I hope this letter finds you well. I noted your advertisement placed in the newspaper here in Saint Augustine, Florida, looking for a bride. I am familiar with Galveston. It is a very beautiful part of Texas. I used to know a man called John Reed there. I don’t suppose you know him? If you are still looking, I would very much like to learn more about you. I’ve included a return address. I look forward to hearing from you.

Roberta Monroe

* * *

Two weeks had transpired before Roberta received a reply from the mysterious Mr. Griffin, who placed the original advertisement. He said he believed John Reed was still living near Galveston, and Mr. Griffin would be happy to reconnect them. Roberta’s heart fluttered at the thought of seeing John again and was quick to show Wilson the letter she had received as proof of her progress before disposing of it.

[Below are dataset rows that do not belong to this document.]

def blocks_temporal_unit(width, height, bit_depth, base_q_idx, partition, blocks, tx_type, levels, frame_type=0, with_sequence_header=True,
                         tx_mode_select=0, interp_filter=0, high_precision_mv=0, reduced_tx_set=0, disable_cdf_update=0, tile_cols_log2=-1,
                         tile_rows_log2=-1, lf_level=(0, 0, 0, 0), lf_sharpness=0, cdef_damping=3, cdef_bits=0, cdef_y=(0,), cdef_uv=(0,), cdef_idx=None,
                         lr_type=(0, 0, 0), lr_units=(None, None, None), lr_unit_shift=0, lr_uv_shift=0):
    d = ObuBlocks()
    f = d.hdr
    f.width, f.height, f.bit_depth, f.frame_type, f.base_q_idx = width, height, bit_depth, frame_type, base_q_idx
    for i in range(4):
        f.lf_level[i] = int(lf_level[i])
    f.lf_sharpness, f.cdef_damping, f.cdef_bits = lf_sharpness, cdef_damping, cdef_bits
    for i, v in enumerate(cdef_y):
        f.cdef_y[i] = int(v)
    for i, v in enumerate(cdef_uv):
        f.cdef_uv[i] = int(v)
    f.reduced_tx_set, f.disable_cdf_update, f.tile_cols_log2, f.tile_rows_log2 = reduced_tx_set, disable_cdf_update, tile_cols_log2, tile_rows_log2
    keep = [np.ascontiguousarray(partition, np.uint8), np.ascontiguousarray(blocks, BLOCK_DTYPE), np.ascontiguousarray(tx_type, np.uint8),
            np.ascontiguousarray(levels, np.int16)]
    if cdef_idx is not None:
        keep.append(np.ascontiguousarray(cdef_idx, np.uint8))
        f.cdef_idx = keep[-1].ctypes.data
    for p in range(3):
        f.lr_type[p] = int(lr_type[p])
        if lr_units[p] is not None:
            keep.append(np.ascontiguousarray(lr_units[p], np.int8))
            f.lr_units[p] = keep[-1].ctypes.data
    f.lr_unit_shift, f.lr_uv_shift = lr_unit_shift, lr_uv_shift
    d.tx_mode_select, d.interp_filter, d.high_precision_mv = int(tx_mode_select), int(interp_filter), int(high_precision_mv)
    d.partition, d.n_partition, d.blocks, d.n_blocks = keep[0].ctypes.data, keep[0].size, keep[1].ctypes.data, keep[1].size
    d.tx_type, d.levels = keep[2].ctypes.data, keep[3].ctypes.data
    cap = width * height * 4 + (1 << 16)
    out = np.empty(cap, np.uint8)
    err = C.create_string_buffer(256)
    L = lib()
    L.av1mi_obu_write_blocks_temporal_unit.restype = C.c_longlong
    L.av1mi_obu_write_blocks_temporal_unit.argtypes = [C.POINTER(ObuBlocks), C.c_int, C.c_void_p, C.c_longlong, C.c_char_p, C.c_int]
    n = L.av1mi_obu_write_blocks_temporal_unit(C.byref(d), int(with_sequence_header), out.ctypes.data, cap, err, 256)
    if n < 0:
        raise ValueError("av1 block writer: " + err.value.decode())
    if n > cap:
        raise RuntimeError("temporal unit of %d bytes exceeds the buffer" % n)
    return out[:n].tobytes()


def assemble_temporal_unit(width, height, bit_depth, base_q_idx, payloads, sizes, with_sequence_header=True, **hdr):
    f = ObuFrame()
    f.width, f.height, f.bit_depth, f.base_q_idx = width, height, bit_depth, base_q_idx
    if hdr.get("visible") is not None:
        f.visible_width, f.visible_height = int(hdr["visible"][0]), int(hdr["visible"][1])
    f.frame_type = hdr.get("frame_type", 0)
    for i in range(4):
        f.lf_level[i] = int(hdr.get("lf_level", (0,) * 4)[i])
    f.lf_sharpness, f.cdef_damping, f.cdef_bits = hdr.get("lf_sharpness", 0), hdr.get("cdef_damping", 3), 0
    f.cdef_y[0], f.cdef_uv[0] = int(hdr.get("cdef_y", (0,))[0]), int(hdr.get("cdef_uv", (0,))[0])
    keep = []
    for p in range(3):
        f.lr_type[p] = int(hdr.get("lr_type", (0, 0, 0))[p])
        u = hdr.get("lr_units", (None,) * 3)[p]
        if u is not None:
            a = np.ascontiguousarray(u, np.int8)
            keep.append(a)
            f.lr_units[p] = a.ctypes.data
    f.lr_unit_shift, f.lr_uv_shift = hdr.get("lr_unit_shift", 0), hdr.get("lr_uv_shift", 0)
    f.tile_cols_log2 = f.tile_rows_log2 = -1
    pay = np.ascontiguousarray(payloads, np.uint8)
    sz = np.ascontiguousarray(sizes, np.uint32)
    cap = int(pay.size) + (1 << 16) + 4 * int(sz.size)
    out = np.empty(cap, np.uint8)
    err = C.create_string_buffer(256)
    L = lib()
    L.av1mi_obu_assemble_temporal_unit.restype = C.c_longlong
    L.av1mi_obu_assemble_temporal_unit.argtypes = [C.POINTER(ObuFrame), C.c_void_p, C.c_void_p, C.c_int, C.c_int, C.c_void_p, C.c_longlong, C.c_char_p, C.c_int]
    n = L.av1mi_obu_assemble_temporal_unit(C.byref(f), pay.ctypes.data, sz.ctypes.data, int(sz.size), int(with_sequence_header), out.ctypes.data, cap, err, 256)
    if n < 0 or n > cap:
        raise ValueError("assemble: " + err.value.decode())
    return out[:n].tobytes()


def session_frame_unit_gpu(width, height, bit_depth, frame, seg, with_sequence_header=None, visible=None):
    p = frame["params"]
    hdr = header_from_params(p, width, height, frame["lr_on"][seg], visible)
    nt = frame["tiles_per_frame"]
    sizes = frame["tile_size"][seg * nt:(seg + 1) * nt]
    start = int(frame["tile_size"][:seg * nt].sum(dtype=np.uint64))
    pay = frame["tile_payload"][start:start + int(sizes.sum(dtype=np.uint64))]
    sh = (p.frame_type == 0) if with_sequence_header is None else with_sequence_header
    return assemble_temporal_unit(width, height, bit_depth, p.base_q_idx, pay, sizes, with_sequence_header=sh, **hdr)


def session_temporal_unit(width, height, bit_depth, raw_frame, seg, with_sequence_header=True, threads=1, visible=None):
    h = lib()
    h.av1mi_session_temporal_unit.restype = C.c_longlong
    h.av1mi_session_temporal_unit.argtypes = [C.c_void_p, C.c_int, C.c_int, C.c_int, C.c_int, C.c_int, C.c_int, C.c_int, C.c_int, C.c_void_p, C.c_longlong,
                                              C.c_char_p, C.c_int]
    cap = width * height * 4 + (1 << 16)
    out = np.empty(cap, np.uint8)
    err = C.create_string_buffer(256)
    vw, vh = visible if visible is not None else (0, 0)
    n = h.av1mi_session_temporal_unit(C.addressof(raw_frame), int(seg), width, height, bit_depth, int(vw), int(vh), int(with_sequence_header), int(threads),
                                      out.ctypes.data, cap, err, 256)
    if n < 0:
        raise ValueError("av1mi_session_temporal_unit: " + err.value.decode())
    return out[:n].tobytes()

She wondered what John would be like now. This Mr. Griffin seemed like a good man, and so they shared correspondence back and forth over the succeeding weeks. The conversation very quickly turned to logistics, which was a clear indicator of both parties’ desire to progress the arrangement.

Soon transport for her return had been arranged, and before she knew it, Roberta was packing her and Wilson’s bags and preparing to make the long return journey back to Galveston, far sooner than she had expected to make it even a week prior, if at all. They left swiftly at dawn, without a word to Harold, who was to wake to an empty house, to find Roberta had not only refused to become his wife but had, in fact, fled like a thief in the night.